*** SUPPLIED MATERIAL ***

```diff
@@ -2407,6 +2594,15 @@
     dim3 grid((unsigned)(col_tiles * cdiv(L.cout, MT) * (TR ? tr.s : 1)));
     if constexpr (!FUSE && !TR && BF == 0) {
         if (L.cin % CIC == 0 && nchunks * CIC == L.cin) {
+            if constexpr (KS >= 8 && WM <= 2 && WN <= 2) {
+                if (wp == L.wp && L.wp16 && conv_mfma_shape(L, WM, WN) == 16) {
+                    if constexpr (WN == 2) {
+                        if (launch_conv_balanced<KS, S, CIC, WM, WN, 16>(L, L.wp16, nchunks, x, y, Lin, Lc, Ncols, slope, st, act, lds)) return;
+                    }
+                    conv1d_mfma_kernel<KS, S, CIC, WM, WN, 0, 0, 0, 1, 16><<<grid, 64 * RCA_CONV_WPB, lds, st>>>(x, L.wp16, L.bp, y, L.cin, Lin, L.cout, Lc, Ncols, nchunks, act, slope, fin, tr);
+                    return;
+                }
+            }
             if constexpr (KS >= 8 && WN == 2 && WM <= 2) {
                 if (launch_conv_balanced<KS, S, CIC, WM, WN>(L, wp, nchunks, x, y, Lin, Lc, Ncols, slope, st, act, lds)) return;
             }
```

*** End of SUPPLIED MATERIAL ***
*** SUPPLIED MATERIAL ***

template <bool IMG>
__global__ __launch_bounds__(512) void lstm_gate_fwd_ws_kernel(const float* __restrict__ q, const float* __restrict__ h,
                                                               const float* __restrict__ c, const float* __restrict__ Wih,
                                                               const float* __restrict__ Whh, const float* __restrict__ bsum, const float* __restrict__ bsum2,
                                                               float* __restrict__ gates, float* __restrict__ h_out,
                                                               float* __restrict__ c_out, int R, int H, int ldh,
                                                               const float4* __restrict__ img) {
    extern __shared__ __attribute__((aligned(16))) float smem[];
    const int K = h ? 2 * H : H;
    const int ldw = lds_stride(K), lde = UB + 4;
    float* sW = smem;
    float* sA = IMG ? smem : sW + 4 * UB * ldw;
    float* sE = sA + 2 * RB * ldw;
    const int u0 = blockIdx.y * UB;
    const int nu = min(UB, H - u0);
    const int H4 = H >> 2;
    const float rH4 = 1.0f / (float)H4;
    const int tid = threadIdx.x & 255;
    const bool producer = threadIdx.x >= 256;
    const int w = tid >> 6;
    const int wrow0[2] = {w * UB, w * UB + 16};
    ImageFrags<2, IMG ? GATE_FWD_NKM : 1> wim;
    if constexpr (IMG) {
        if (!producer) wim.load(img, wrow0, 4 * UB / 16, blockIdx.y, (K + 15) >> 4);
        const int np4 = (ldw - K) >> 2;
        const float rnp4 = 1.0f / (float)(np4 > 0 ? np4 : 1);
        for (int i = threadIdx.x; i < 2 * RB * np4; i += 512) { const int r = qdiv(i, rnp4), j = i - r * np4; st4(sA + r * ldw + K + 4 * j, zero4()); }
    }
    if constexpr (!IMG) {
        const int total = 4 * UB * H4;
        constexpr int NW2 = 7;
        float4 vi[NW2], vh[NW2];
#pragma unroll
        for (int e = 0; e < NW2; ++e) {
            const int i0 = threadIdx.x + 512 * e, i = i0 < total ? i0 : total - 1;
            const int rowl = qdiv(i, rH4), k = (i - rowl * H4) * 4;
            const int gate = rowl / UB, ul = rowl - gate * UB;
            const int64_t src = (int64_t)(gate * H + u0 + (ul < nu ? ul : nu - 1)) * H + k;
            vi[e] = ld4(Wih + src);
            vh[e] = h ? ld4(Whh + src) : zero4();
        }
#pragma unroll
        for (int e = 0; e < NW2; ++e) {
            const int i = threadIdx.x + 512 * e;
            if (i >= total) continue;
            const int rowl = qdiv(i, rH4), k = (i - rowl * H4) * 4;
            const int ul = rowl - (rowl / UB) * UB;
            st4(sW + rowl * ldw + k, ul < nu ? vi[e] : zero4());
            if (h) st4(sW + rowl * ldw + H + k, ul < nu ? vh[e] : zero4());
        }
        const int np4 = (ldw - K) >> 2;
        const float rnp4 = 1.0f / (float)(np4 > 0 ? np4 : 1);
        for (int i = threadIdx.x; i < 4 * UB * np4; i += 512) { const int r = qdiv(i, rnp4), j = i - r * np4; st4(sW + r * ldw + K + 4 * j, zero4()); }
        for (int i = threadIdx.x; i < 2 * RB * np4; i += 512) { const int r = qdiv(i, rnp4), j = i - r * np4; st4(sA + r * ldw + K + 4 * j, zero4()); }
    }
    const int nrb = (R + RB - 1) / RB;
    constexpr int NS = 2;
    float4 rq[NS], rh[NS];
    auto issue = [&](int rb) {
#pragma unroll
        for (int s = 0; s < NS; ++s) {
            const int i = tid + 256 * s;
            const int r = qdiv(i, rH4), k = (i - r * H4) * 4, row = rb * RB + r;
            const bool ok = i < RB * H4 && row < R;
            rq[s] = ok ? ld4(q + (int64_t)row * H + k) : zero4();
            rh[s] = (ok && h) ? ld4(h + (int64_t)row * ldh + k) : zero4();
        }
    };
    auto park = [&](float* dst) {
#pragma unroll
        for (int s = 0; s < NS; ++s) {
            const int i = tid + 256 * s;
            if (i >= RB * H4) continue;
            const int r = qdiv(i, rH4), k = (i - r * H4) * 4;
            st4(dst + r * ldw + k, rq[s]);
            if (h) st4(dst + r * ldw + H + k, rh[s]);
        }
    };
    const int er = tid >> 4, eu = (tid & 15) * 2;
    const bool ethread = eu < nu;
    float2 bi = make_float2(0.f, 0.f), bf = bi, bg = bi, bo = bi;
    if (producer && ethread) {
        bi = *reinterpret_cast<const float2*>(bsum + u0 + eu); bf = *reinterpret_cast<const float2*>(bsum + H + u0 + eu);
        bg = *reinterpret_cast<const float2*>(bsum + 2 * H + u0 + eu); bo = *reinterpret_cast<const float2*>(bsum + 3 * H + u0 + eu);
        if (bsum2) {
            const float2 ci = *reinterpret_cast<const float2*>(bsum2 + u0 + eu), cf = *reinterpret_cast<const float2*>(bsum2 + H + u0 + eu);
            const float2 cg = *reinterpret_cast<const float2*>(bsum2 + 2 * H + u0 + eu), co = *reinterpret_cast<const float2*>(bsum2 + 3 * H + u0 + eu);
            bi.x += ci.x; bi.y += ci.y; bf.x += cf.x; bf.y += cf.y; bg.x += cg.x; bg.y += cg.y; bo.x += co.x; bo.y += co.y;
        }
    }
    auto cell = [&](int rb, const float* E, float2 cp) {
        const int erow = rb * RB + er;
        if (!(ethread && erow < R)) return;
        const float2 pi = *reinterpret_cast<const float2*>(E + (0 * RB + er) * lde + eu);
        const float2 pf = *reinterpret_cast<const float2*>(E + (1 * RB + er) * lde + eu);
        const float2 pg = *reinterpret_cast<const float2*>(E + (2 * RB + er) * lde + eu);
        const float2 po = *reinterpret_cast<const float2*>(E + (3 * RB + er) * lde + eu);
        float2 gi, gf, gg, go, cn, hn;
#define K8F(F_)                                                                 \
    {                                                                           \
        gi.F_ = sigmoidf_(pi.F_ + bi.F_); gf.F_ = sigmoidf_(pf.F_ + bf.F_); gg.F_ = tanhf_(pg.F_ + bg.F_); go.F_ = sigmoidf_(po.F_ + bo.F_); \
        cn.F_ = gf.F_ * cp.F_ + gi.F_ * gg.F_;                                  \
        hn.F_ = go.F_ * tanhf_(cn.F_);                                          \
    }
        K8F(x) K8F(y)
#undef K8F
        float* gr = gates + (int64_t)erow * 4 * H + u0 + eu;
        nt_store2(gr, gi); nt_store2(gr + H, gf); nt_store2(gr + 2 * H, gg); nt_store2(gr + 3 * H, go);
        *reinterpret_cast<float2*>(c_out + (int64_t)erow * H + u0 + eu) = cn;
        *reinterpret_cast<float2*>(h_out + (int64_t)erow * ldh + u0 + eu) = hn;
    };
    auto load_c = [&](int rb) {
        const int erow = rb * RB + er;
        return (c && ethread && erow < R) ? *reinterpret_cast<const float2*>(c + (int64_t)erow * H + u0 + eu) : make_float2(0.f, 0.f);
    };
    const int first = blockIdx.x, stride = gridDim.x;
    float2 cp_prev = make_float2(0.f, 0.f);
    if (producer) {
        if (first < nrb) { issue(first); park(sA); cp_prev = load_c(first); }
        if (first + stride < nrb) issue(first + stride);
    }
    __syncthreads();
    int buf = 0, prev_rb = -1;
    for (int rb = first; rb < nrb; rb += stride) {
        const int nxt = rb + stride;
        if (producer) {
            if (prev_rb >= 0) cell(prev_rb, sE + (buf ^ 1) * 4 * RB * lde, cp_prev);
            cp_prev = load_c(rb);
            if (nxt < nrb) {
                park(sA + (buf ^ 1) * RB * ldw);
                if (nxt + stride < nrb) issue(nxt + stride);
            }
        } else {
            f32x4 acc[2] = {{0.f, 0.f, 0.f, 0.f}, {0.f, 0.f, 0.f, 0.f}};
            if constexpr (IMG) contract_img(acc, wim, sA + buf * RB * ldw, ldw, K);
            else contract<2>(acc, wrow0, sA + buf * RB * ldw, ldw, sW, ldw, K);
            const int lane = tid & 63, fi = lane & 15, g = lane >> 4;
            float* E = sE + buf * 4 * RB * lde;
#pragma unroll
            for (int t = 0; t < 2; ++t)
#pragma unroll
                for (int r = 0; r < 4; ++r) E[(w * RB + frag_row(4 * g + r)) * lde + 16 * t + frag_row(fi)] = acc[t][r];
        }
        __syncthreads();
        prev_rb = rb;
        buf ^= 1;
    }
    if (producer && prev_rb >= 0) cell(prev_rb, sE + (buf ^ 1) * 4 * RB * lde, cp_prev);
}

*** End of SUPPLIED MATERIAL ***
*** SUPPLIED MATERIAL ***

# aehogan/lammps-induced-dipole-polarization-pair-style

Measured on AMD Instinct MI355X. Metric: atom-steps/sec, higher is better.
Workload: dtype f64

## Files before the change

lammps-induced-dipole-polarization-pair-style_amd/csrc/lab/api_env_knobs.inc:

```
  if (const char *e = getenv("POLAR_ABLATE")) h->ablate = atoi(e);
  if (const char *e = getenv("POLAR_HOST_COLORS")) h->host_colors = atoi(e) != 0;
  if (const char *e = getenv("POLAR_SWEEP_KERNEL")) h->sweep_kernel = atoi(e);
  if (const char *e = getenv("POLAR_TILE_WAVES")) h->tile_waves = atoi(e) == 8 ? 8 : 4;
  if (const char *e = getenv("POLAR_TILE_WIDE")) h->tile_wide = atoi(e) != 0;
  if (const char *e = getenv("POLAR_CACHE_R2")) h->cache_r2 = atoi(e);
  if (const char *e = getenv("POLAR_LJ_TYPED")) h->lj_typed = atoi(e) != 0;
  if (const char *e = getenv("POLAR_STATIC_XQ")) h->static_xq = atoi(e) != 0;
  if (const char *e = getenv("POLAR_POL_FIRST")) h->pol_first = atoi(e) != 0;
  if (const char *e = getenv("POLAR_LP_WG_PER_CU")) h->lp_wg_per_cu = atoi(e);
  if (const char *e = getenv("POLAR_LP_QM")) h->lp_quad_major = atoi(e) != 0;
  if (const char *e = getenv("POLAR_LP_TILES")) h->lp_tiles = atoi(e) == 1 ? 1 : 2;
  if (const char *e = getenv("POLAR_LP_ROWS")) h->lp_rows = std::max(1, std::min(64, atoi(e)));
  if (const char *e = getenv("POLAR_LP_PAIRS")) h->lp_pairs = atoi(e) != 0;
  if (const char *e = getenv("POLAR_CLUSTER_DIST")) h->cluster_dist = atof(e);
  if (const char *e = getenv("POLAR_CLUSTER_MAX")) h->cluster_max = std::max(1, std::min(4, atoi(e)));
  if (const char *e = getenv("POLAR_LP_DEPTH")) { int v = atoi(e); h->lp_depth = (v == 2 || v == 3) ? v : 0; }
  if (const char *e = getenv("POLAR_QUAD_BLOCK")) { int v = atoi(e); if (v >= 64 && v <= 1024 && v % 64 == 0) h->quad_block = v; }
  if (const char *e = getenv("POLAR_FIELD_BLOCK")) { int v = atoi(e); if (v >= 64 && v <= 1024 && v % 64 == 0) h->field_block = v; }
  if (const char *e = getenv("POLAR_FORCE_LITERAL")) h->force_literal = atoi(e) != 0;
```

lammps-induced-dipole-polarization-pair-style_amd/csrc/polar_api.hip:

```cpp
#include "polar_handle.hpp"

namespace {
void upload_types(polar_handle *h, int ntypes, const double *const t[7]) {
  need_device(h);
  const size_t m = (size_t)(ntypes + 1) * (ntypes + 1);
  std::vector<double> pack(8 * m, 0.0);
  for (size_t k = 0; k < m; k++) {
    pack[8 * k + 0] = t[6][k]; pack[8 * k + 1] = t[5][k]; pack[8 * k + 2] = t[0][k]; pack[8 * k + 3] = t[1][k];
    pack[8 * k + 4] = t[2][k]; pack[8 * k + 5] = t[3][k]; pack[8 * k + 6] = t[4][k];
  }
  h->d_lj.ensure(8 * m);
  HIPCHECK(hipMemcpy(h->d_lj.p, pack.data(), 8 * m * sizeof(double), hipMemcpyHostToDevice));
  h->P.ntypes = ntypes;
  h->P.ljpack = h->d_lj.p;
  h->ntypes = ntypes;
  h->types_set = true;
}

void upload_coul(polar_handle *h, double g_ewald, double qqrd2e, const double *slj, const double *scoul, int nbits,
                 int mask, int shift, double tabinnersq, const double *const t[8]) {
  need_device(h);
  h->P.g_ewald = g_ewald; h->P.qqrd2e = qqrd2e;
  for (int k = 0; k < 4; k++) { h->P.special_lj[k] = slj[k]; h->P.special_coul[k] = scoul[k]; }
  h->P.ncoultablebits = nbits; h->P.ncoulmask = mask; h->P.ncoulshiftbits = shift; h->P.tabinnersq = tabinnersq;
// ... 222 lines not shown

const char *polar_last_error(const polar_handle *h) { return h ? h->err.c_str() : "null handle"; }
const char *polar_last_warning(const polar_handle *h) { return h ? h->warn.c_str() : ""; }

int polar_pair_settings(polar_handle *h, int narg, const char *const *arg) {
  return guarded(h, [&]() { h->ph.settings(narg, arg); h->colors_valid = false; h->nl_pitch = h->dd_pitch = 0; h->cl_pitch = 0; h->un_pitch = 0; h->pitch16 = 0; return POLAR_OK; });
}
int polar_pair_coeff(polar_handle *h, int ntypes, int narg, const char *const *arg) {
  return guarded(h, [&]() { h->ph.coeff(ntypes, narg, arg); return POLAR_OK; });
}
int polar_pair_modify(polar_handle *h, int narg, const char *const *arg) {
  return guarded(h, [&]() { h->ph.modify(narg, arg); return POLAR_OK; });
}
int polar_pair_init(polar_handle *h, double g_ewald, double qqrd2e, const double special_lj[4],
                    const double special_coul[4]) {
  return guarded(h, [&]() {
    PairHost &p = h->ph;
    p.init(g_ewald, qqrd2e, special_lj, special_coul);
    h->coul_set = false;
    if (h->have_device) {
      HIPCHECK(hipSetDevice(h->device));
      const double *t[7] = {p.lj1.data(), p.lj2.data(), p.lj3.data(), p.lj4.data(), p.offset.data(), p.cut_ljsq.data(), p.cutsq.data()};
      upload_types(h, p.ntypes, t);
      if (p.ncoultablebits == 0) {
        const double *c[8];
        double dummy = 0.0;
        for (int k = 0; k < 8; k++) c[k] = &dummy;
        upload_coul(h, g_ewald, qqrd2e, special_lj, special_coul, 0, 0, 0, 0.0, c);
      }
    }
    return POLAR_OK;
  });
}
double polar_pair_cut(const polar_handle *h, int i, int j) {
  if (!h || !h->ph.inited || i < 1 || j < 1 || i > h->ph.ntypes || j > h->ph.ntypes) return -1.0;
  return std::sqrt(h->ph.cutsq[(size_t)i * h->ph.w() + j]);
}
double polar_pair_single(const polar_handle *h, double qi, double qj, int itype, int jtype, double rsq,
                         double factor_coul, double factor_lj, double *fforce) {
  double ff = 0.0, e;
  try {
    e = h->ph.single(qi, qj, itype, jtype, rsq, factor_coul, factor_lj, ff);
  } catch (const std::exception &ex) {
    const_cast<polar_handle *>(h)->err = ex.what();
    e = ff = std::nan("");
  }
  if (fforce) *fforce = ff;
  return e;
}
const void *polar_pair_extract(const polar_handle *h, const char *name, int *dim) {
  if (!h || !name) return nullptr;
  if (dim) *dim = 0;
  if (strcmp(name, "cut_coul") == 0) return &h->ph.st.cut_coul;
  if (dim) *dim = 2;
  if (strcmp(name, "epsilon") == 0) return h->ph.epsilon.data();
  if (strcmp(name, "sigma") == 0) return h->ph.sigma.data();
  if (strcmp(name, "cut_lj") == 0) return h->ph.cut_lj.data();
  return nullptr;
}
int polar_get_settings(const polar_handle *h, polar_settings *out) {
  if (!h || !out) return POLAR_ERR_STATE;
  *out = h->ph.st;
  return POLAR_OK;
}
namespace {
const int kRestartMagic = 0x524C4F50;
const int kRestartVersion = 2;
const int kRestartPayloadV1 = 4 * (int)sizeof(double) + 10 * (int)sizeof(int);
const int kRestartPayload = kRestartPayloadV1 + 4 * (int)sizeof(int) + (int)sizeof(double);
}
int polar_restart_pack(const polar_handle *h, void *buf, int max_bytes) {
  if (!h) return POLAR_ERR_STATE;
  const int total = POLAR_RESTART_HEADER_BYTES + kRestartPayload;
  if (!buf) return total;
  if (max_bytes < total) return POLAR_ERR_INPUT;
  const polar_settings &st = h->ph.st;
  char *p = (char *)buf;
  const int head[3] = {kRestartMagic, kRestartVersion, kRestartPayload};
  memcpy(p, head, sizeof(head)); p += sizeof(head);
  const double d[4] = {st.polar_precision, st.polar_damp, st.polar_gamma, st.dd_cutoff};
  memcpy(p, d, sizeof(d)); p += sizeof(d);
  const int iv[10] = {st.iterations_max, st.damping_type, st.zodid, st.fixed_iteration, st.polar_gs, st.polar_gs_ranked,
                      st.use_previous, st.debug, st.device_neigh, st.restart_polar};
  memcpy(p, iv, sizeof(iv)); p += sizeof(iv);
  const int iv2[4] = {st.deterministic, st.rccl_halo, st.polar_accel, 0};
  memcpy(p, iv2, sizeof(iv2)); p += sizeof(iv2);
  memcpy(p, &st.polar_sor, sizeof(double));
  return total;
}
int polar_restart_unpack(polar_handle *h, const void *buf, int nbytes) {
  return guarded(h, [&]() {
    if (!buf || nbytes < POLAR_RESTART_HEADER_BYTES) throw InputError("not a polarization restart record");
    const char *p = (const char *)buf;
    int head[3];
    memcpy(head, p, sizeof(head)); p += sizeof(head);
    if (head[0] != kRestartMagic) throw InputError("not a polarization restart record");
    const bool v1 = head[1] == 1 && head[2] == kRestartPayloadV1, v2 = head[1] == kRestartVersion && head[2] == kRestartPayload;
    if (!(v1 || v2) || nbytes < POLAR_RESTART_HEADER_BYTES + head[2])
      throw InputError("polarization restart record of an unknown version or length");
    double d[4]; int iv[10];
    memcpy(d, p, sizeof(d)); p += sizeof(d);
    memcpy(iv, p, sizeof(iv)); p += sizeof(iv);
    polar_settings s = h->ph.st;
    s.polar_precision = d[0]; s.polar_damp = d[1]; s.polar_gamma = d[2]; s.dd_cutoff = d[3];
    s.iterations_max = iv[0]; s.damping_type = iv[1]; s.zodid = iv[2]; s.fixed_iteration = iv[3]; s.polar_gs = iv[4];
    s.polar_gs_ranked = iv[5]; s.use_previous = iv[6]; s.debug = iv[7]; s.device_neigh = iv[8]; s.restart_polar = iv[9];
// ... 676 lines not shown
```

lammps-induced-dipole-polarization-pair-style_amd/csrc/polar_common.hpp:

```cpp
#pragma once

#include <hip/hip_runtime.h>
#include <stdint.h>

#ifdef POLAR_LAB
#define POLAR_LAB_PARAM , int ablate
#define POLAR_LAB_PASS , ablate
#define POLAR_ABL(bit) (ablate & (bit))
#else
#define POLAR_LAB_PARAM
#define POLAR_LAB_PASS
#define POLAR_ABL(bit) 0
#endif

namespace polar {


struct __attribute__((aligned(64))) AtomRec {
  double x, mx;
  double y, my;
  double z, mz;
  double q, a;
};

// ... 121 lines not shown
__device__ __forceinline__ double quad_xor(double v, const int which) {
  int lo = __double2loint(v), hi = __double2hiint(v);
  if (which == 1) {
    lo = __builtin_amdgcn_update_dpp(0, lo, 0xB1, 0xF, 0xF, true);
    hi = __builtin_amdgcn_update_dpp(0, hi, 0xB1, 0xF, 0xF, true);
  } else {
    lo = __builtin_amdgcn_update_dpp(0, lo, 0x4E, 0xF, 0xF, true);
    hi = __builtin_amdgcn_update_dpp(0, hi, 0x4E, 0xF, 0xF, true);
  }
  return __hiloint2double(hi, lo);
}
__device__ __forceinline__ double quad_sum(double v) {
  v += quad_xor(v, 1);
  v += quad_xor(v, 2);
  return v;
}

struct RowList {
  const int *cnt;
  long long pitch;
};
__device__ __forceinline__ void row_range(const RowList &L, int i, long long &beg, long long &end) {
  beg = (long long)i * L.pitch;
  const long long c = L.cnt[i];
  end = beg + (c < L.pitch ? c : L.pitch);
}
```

*** End of SUPPLIED MATERIAL ***

- **YOUR INSTRUCTIONS**
Read through the entries, then copy every line where the string "induced" is found.

- **WRITTEN ANSWER**
# aehogan/lammps-induced-dipole-polarization-pair-style
lammps-induced-dipole-polarization-pair-style_amd/csrc/lab/api_env_knobs.inc:
lammps-induced-dipole-polarization-pair-style_amd/csrc/polar_api.hip:
lammps-induced-dipole-polarization-pair-style_amd/csrc/polar_common.hpp:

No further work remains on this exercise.